→ **What you are asked to do**: Among the entries below, find the line with "cPush = false; cPend = false;", then quote it and each following line up to and including the line with "if (MAILBOX && server && lane", and nothing else.

════════

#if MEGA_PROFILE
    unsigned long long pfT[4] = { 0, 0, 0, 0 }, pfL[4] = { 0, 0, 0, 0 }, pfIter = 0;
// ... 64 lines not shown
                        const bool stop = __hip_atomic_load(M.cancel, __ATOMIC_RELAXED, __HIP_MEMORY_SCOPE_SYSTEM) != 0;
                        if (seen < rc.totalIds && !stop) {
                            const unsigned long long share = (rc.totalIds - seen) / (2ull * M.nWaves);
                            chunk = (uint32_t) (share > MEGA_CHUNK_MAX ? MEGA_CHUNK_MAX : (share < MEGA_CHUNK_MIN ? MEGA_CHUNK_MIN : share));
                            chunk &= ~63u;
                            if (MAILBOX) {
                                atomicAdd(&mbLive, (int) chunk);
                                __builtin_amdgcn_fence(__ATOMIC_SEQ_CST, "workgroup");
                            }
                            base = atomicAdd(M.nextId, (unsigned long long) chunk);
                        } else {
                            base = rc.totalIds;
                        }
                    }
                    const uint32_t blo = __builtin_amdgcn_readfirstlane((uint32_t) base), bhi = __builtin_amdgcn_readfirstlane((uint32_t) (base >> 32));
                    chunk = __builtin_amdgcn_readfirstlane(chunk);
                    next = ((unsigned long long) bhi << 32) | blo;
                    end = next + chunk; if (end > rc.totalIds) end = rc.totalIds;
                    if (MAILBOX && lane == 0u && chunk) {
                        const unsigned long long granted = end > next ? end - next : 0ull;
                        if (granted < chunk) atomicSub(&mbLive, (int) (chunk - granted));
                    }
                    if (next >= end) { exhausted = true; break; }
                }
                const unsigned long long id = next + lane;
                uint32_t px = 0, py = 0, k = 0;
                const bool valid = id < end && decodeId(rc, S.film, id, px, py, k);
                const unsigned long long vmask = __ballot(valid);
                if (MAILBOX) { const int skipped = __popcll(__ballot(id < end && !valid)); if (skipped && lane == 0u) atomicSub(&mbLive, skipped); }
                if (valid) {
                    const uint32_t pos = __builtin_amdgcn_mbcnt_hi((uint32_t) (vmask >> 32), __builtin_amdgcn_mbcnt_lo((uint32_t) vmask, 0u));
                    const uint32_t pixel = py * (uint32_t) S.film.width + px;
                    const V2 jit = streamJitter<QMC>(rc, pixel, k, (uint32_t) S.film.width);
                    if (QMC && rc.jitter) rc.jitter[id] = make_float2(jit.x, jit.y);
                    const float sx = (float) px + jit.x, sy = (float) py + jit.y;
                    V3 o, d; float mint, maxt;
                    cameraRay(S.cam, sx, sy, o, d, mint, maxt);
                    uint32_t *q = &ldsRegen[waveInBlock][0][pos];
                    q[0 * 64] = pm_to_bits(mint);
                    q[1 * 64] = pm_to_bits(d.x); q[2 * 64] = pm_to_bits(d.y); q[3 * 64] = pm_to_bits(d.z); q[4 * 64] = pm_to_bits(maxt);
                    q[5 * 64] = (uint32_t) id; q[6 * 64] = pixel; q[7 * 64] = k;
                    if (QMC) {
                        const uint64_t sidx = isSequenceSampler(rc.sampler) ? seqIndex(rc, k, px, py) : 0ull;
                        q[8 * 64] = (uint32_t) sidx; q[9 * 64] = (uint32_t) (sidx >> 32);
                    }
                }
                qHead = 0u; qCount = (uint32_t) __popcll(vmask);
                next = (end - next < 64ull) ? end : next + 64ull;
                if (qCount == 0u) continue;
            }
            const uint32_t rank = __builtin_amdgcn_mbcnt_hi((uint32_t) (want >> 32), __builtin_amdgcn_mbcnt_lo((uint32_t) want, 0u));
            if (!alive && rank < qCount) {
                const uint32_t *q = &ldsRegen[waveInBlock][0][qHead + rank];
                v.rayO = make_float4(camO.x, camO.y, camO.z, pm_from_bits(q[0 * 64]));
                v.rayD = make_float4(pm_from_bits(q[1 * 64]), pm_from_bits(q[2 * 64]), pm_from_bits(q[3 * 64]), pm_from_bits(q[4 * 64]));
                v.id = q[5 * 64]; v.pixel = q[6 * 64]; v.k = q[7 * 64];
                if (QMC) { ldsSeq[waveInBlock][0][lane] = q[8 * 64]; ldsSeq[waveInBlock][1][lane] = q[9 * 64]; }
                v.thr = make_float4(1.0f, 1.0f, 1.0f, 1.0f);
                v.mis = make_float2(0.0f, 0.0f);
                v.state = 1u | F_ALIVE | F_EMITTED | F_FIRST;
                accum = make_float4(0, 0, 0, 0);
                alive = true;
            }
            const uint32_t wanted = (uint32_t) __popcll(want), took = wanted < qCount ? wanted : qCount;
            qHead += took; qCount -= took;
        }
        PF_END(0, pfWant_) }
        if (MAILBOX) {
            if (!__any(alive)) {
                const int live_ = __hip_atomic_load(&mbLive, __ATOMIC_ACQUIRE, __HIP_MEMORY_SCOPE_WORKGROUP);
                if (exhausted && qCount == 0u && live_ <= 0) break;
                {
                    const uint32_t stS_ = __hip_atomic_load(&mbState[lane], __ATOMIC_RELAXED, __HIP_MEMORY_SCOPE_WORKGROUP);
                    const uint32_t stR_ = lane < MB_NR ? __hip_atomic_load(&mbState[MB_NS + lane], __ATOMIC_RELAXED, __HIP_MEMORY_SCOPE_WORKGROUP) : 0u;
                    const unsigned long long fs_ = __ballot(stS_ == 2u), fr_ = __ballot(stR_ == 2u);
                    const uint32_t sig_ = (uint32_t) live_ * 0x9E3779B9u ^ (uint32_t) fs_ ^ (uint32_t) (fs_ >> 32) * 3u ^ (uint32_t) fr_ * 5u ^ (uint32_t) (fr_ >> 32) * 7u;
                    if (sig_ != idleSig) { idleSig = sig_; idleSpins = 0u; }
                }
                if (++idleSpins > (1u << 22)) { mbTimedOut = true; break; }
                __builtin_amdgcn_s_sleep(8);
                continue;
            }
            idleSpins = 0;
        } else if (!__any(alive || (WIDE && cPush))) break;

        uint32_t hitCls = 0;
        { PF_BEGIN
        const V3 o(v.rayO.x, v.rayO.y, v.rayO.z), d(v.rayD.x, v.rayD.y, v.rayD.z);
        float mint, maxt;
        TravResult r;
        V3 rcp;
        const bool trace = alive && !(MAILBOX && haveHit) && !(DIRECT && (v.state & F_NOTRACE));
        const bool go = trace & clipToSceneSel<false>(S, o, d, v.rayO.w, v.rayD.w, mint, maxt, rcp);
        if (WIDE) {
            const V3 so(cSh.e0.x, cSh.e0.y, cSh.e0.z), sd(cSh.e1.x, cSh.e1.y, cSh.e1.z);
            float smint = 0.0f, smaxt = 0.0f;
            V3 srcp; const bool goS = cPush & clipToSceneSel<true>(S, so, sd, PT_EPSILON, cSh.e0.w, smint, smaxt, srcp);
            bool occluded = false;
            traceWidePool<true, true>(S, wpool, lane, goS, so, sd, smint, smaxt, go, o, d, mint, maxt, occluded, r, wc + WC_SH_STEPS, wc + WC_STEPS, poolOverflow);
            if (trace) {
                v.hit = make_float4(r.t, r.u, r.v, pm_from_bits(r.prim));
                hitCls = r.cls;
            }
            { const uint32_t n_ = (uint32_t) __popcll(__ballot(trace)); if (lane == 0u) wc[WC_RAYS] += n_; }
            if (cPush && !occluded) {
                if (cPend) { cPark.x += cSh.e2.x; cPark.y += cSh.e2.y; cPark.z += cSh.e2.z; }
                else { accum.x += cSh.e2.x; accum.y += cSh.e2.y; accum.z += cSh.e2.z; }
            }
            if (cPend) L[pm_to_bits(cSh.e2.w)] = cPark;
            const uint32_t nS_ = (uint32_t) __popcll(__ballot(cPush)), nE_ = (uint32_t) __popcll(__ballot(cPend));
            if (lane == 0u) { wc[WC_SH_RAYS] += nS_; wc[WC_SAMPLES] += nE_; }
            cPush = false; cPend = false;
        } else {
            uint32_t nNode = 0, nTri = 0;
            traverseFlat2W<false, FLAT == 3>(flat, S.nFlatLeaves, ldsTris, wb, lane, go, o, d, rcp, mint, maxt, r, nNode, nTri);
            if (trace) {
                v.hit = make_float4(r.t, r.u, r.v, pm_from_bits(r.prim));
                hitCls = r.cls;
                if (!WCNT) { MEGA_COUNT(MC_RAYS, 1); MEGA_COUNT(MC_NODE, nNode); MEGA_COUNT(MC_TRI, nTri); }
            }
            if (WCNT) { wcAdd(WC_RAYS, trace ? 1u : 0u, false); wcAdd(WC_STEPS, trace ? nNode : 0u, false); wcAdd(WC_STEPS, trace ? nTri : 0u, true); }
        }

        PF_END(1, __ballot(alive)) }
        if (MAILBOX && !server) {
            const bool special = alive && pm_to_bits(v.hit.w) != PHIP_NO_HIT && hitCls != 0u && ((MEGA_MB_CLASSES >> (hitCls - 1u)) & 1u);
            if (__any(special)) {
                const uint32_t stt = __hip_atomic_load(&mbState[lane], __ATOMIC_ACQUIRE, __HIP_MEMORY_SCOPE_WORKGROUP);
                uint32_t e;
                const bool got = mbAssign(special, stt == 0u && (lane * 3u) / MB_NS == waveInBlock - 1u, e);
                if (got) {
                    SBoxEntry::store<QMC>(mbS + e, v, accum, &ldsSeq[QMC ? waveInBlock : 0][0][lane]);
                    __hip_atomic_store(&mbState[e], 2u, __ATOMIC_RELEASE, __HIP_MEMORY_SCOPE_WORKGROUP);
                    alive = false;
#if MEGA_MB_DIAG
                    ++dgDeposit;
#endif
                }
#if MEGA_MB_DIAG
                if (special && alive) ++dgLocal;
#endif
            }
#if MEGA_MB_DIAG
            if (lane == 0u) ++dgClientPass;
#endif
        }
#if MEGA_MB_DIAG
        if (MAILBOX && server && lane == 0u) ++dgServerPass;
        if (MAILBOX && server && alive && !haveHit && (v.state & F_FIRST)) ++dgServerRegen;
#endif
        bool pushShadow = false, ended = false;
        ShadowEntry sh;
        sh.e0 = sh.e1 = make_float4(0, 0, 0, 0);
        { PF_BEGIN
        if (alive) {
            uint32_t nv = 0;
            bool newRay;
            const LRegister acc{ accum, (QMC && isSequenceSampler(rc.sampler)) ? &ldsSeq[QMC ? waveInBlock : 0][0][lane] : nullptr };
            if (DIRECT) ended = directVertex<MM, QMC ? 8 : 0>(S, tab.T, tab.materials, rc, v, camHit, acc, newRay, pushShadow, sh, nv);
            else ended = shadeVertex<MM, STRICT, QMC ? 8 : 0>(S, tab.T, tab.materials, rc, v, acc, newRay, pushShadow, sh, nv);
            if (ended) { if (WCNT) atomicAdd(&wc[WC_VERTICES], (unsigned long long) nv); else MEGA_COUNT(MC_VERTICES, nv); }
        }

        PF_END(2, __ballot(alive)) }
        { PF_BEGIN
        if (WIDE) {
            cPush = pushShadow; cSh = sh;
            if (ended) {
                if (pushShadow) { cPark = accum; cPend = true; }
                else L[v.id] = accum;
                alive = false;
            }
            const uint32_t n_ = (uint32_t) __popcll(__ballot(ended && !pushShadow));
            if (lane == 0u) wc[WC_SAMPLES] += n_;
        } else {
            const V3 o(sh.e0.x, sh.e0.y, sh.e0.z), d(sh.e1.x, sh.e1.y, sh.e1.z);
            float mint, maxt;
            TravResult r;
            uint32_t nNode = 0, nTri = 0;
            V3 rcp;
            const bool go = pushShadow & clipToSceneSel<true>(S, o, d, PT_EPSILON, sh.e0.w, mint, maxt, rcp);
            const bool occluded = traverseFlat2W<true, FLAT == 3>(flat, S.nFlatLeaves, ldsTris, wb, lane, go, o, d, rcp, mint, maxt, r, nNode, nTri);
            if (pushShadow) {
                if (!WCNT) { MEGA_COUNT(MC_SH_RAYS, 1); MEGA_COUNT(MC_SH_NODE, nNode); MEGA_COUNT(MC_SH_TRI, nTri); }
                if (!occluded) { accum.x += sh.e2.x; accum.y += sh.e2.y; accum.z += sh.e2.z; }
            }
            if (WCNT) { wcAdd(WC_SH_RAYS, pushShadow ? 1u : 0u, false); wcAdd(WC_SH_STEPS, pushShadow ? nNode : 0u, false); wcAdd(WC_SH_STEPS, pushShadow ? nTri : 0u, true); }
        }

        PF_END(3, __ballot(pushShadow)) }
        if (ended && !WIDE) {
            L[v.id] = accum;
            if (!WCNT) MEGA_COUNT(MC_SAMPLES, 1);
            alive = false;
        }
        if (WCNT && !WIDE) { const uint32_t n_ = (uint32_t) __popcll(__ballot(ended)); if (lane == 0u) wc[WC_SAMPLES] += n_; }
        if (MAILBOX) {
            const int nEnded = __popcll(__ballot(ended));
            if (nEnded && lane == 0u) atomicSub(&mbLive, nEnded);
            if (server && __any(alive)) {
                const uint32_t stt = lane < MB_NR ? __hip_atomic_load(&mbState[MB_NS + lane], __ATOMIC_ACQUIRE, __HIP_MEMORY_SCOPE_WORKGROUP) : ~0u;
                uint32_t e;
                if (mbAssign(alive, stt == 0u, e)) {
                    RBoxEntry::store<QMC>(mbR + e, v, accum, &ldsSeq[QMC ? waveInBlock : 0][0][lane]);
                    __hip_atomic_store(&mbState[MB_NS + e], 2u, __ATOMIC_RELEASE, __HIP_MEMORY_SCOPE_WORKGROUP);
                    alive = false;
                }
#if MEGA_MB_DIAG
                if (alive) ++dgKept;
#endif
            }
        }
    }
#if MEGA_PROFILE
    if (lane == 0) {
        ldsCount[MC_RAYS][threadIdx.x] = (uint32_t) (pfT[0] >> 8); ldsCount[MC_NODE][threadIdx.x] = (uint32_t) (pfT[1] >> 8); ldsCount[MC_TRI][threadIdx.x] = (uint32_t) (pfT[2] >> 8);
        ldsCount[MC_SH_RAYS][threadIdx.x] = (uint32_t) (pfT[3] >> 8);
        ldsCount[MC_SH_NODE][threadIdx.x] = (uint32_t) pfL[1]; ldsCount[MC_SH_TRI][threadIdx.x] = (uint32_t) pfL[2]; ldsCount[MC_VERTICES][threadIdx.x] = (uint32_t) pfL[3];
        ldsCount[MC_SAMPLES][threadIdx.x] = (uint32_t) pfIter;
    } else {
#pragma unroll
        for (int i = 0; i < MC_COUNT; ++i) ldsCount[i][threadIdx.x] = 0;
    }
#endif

════════

→ **Answer section**:
            cPush = false; cPend = false;
        } else {
            uint32_t nNode = 0, nTri = 0;
            traverseFlat2W<false, FLAT == 3>(flat, S.nFlatLeaves, ldsTris, wb, lane, go, o, d, rcp, mint, maxt, r, nNode, nTri);
            if (trace) {
                v.hit = make_float4(r.t, r.u, r.v, pm_from_bits(r.prim));
                hitCls = r.cls;
                if (!WCNT) { MEGA_COUNT(MC_RAYS, 1); MEGA_COUNT(MC_NODE, nNode); MEGA_COUNT(MC_TRI, nTri); }
            }
            if (WCNT) { wcAdd(WC_RAYS, trace ? 1u : 0u, false); wcAdd(WC_STEPS, trace ? nNode : 0u, false); wcAdd(WC_STEPS, trace ? nTri : 0u, true); }
        }

        PF_END(1, __ballot(alive)) }
        if (MAILBOX && !server) {
            const bool special = alive && pm_to_bits(v.hit.w) != PHIP_NO_HIT && hitCls != 0u && ((MEGA_MB_CLASSES >> (hitCls - 1u)) & 1u);
            if (__any(special)) {
                const uint32_t stt = __hip_atomic_load(&mbState[lane], __ATOMIC_ACQUIRE, __HIP_MEMORY_SCOPE_WORKGROUP);
                uint32_t e;
                const bool got = mbAssign(special, stt == 0u && (lane * 3u) / MB_NS == waveInBlock - 1u, e);
                if (got) {
                    SBoxEntry::store<QMC>(mbS + e, v, accum, &ldsSeq[QMC ? waveInBlock : 0][0][lane]);
                    __hip_atomic_store(&mbState[e], 2u, __ATOMIC_RELEASE, __HIP_MEMORY_SCOPE_WORKGROUP);
                    alive = false;
#if MEGA_MB_DIAG
                    ++dgDeposit;
#endif
                }
#if MEGA_MB_DIAG
                if (special && alive) ++dgLocal;
#endif
            }
#if MEGA_MB_DIAG
            if (lane == 0u) ++dgClientPass;
#endif
        }
#if MEGA_MB_DIAG
        if (MAILBOX && server && lane == 0u) ++dgServerPass;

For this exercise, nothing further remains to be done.